SPRING-RIO TSE: 2D T2-Weighted Turbo Spin-Echo brain imaging using SPiral RINGs with retraced in/out trajectories
Zhixing Wang, Steven P. Allen, Xue Feng, John P. Mugler III, Craig H. Meyer
Abstract
Purpose
To develop a new approach to 2D turbo spin -echo (TSE) imaging using annular spiral rings with a retraced in/out trajectory, dubbed “SPRING-RIO TSE”, for fast T2-weighted brain imaging at 3T.
Methods
A long spiral trajectory was split into annular segmentations that were then incorporated into a 2D TSE acquisition module to fully exploit the sampling efficiency of spiral rings. A retraced in/out trajectory strategy coupled with spiral-ring TSE was introduced to increase SNR, mitigate T2-decay induced artifacts, and self-correct moderate off-resonance while maintaining the target TE and causing no scan time penalty.

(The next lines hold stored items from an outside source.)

template <class F>
static XYZZ<F> host_combine(const MsmJob *job, const MsmGroup &gr, int set, int vec = 0 ) {
    const MsmGeom g = job->g; const uint32_t cpw = gr.cpw, W = gr.red_windows;
    const bool multi = gr.table && job->multi > 1;
    const XYZZ<F> *red = reinterpret_cast<const XYZZ<F> *>(gr.host_red) + (size_t)set * gr.red_stride;
    const size_t sl = (size_t)gr.red_slots;
    std::vector<XYZZ<F>> V(W);
    auto window = [&](int w) {
        XYZZ<F> Usum = XYZZ<F>::inf(), suffix = XYZZ<F>::inf(), weighted = XYZZ<F>::inf(), Asum = XYZZ<F>::inf();
        for (int ch = (int)cpw - 1; ch >= 0; --ch) {
            const XYZZ<F> &P = red[sl * ((size_t)w * cpw + ch)], &U = red[sl * ((size_t)w * cpw + ch) + 1];
            Usum.add(U);
            if (sl == 3) Asum.add(red[sl * ((size_t)w * cpw + ch) + 2]);
            if (ch >= 1) { suffix.add(P); weighted.add(suffix); }
            else suffix.add(P);
        }
        if (sl == 3 && !Asum.is_inf()) { for (int i = 0; i < 3; ++i) Asum = Asum.dbl(); Usum.add(Asum); }
        if (!weighted.is_inf()) for (int i = 0; i < gr.chunk_log; ++i) weighted = weighted.dbl();
        Usum.add(weighted); Usum.add(suffix);
        V[w] = Usum;
    };
    if (multi) { window(vec); return V[vec]; }
    if (gr.table) {
        const int SEG = 16, nseg = ((int)cpw + SEG - 1) / SEG;
        if (nseg <= 1) { window(0); return V[0]; }
        std::vector<XYZZ<F>> Us(nseg), Ps(nseg), Wt(nseg);
        host_parallel_for(nseg, [&](int sg) {
            XYZZ<F> Usum = XYZZ<F>::inf(), suffix = XYZZ<F>::inf(), weighted = XYZZ<F>::inf();
            const int lo = sg * SEG, hi = std::min<int>((int)cpw, lo + SEG);
            for (int ch = hi - 1; ch >= lo; --ch) {
                Usum.add(red[2 * (size_t)ch + 1]);
                suffix.add(red[2 * (size_t)ch]);
                if (ch > lo) weighted.add(suffix);
            }
            Us[sg] = Usum; Ps[sg] = suffix; Wt[sg] = weighted;
        });
        XYZZ<F> Usum = XYZZ<F>::inf(), suffix = XYZZ<F>::inf(), seg_weighted = XYZZ<F>::inf(), weighted = XYZZ<F>::inf();
        for (int sg = nseg - 1; sg >= 0; --sg) { Usum.add(Us[sg]); weighted.add(Wt[sg]); suffix.add(Ps[sg]); if (sg >= 1) seg_weighted.add(suffix); }
        if (!seg_weighted.is_inf()) for (int i = 0; i < 4; ++i) seg_weighted = seg_weighted.dbl();
        weighted.add(seg_weighted);
        if (!weighted.is_inf()) for (int i = 0; i < gr.chunk_log; ++i) weighted = weighted.dbl();
        Usum.add(weighted); Usum.add(suffix);
        return Usum;
    }
    host_parallel_for((int)W, window);
    XYZZ<F> acc = XYZZ<F>::inf();
    for (int w = (int)W - 1; w >= 0; --w) {
        if (!acc.is_inf()) for (uint32_t i = 0; i < g.c * g.ws; ++i) acc = acc.dbl();
        acc.add(V[w]);
    }
    if (!acc.is_inf()) for (uint32_t i = 0; i < g.c * g.w0; ++i) acc = acc.dbl();
    return acc;
}

static constexpr int COMBINE_THREADS = 256;
ZK_D void store_norm_dev(uint32_t *out , const XYZZ<Fq> &v) {
    Fq X = Fq::zero(), Y = Fq::one(), Z = Fq::zero();
    if (!v.is_inf()) { const Affine<Fq> a = v.to_affine().normalized(); X = a.x; Y = a.y; Z = Fq::one(); }
    for (int i = 0; i < 8; ++i) { out[i] = X.v[i]; out[8 + i] = Y.v[i]; out[16 + i] = Z.v[i]; }
}
__global__ __launch_bounds__(COMBINE_THREADS) void k_msm_combine(const XYZZ<Fq> *red, uint32_t cpw, int slots, int chunk_log, size_t set_stride, uint32_t *out) {
    extern __shared__ unsigned char red_smem[];
    LdsPoint<Fq> *sh = reinterpret_cast<LdsPoint<Fq> *>(red_smem);
    const uint32_t t = threadIdx.x, w = blockIdx.x, set = blockIdx.y;
    uint32_t n = 1; while (n < cpw && n < (uint32_t)COMBINE_THREADS) n <<= 1;
    int l_log = 0; while (((uint64_t)n << l_log) < cpw) ++l_log;
    const XYZZ<Fq> *rec = red + (size_t)set * set_stride + (size_t)slots * w * cpw;
    const uint64_t first = (uint64_t)t << l_log, end = first + ((uint64_t)1 << l_log) < cpw ? first + ((uint64_t)1 << l_log) : cpw;
    XYZZ<Fq> U = XYZZ<Fq>::inf(), S = XYZZ<Fq>::inf(), T0 = XYZZ<Fq>::inf(), A = XYZZ<Fq>::inf();
    for (uint64_t ch = end; ch > first; --ch) {
        const XYZZ<Fq> *r = rec + (size_t)slots * (ch - 1);
        S.add(r[0]); U.add(r[1]);
        if (slots == 3) A.add(r[2]);
        if (ch - 1 > first) T0.add(S);
    }
    XYZZ<Fq> Q = S;
    for (uint32_t d = 1; d < n; d <<= 1) {
        if (t < n) sh[t] = Q;
        __syncthreads();
        if (t + d < n) Q.add(sh[t + d]);
        __syncthreads();
    }
    XYZZ<Fq> Wt = t >= 1 ? Q : XYZZ<Fq>::inf();
    for (int i = 0; i < l_log; ++i) Wt = Wt.dbl();
    Wt.add(T0);
    for (int i = 0; i < chunk_log; ++i) Wt = Wt.dbl();
    if (slots == 3) { for (int i = 0; i < 3; ++i) A = A.dbl(); U.add(A); }
    U.add(Wt);
    if (t == 0) U.add(Q);
    if (t < n) sh[t] = U;
    __syncthreads();
    lds_tree_reduce<Fq>(sh, n, t, COMBINE_THREADS, [] { __syncthreads(); });
    if (t == 0) store_norm_dev(out + 24 * ((size_t)w * gridDim.y + set), sh[0]);
}
__global__ __launch_bounds__(64) void k_msm_store_inf(uint32_t *out, uint32_t count) {
    const uint32_t i = blockIdx.x * blockDim.x + threadIdx.x;
    if (i < count) store_norm_dev(out + 24 * (size_t)i, XYZZ<Fq>::inf());
}
__global__ __launch_bounds__(256) void k_jac_to_records(const uint32_t *jac, size_t count, XYZZ<Fq> *rec) {
    const size_t i = (size_t)blockIdx.x * blockDim.x + threadIdx.x;
    if (i >= count) return;
    Fq X, Y, Z;
    for (int k = 0; k < 8; ++k) { X.v[k] = jac[24 * i + k]; Y.v[k] = jac[24 * i + 8 + k]; Z.v[k] = jac[24 * i + 16 + k]; }
    rec[i] = Z.is_zero() ? XYZZ<Fq>::inf() : XYZZ<Fq>{X, Y, Fq::one(), Fq::one()};
}
static size_t combine_lds_bytes(uint32_t cpw) { uint32_t n = 1; while (n < cpw && n < (uint32_t)COMBINE_THREADS) n <<= 1; return n * sizeof(LdsPoint<Fq>); }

Model-based k-space estimation and semiautomatic off-resonance correction algorithms were implemented to minimize effects of k-space trajectory infidelity and B0 inhomogeneity, respectively. The resulting SPRING-RIO TSE method was compared to the original spiral-ring (abbreviated “SPRING”) TSE and Cartesian TSE using simulations, and phantom and in vivo acquisitions.
Results
Simulation and phantom studies demonstrated the performance of the proposed SPRING-RIO TSE pulses sequence, as well as that of trajectory correction and off-resonance correction. Volunteer data showed that the proposed method achieves high-quality 2D T2-weighted brain imaging with a higher scan efficiency (0:45 min/14 slices versus 1:31 min/14 slices), improved image contrast, and reduced specific absorption rate compared to conventional 2D Cartesian TSE.
Conclusion
2D T2-weighted brain imaging using spiral-ring TSE was implemented and tested, providing several potential advantages over conventional 2D Cartesian TSE imaging.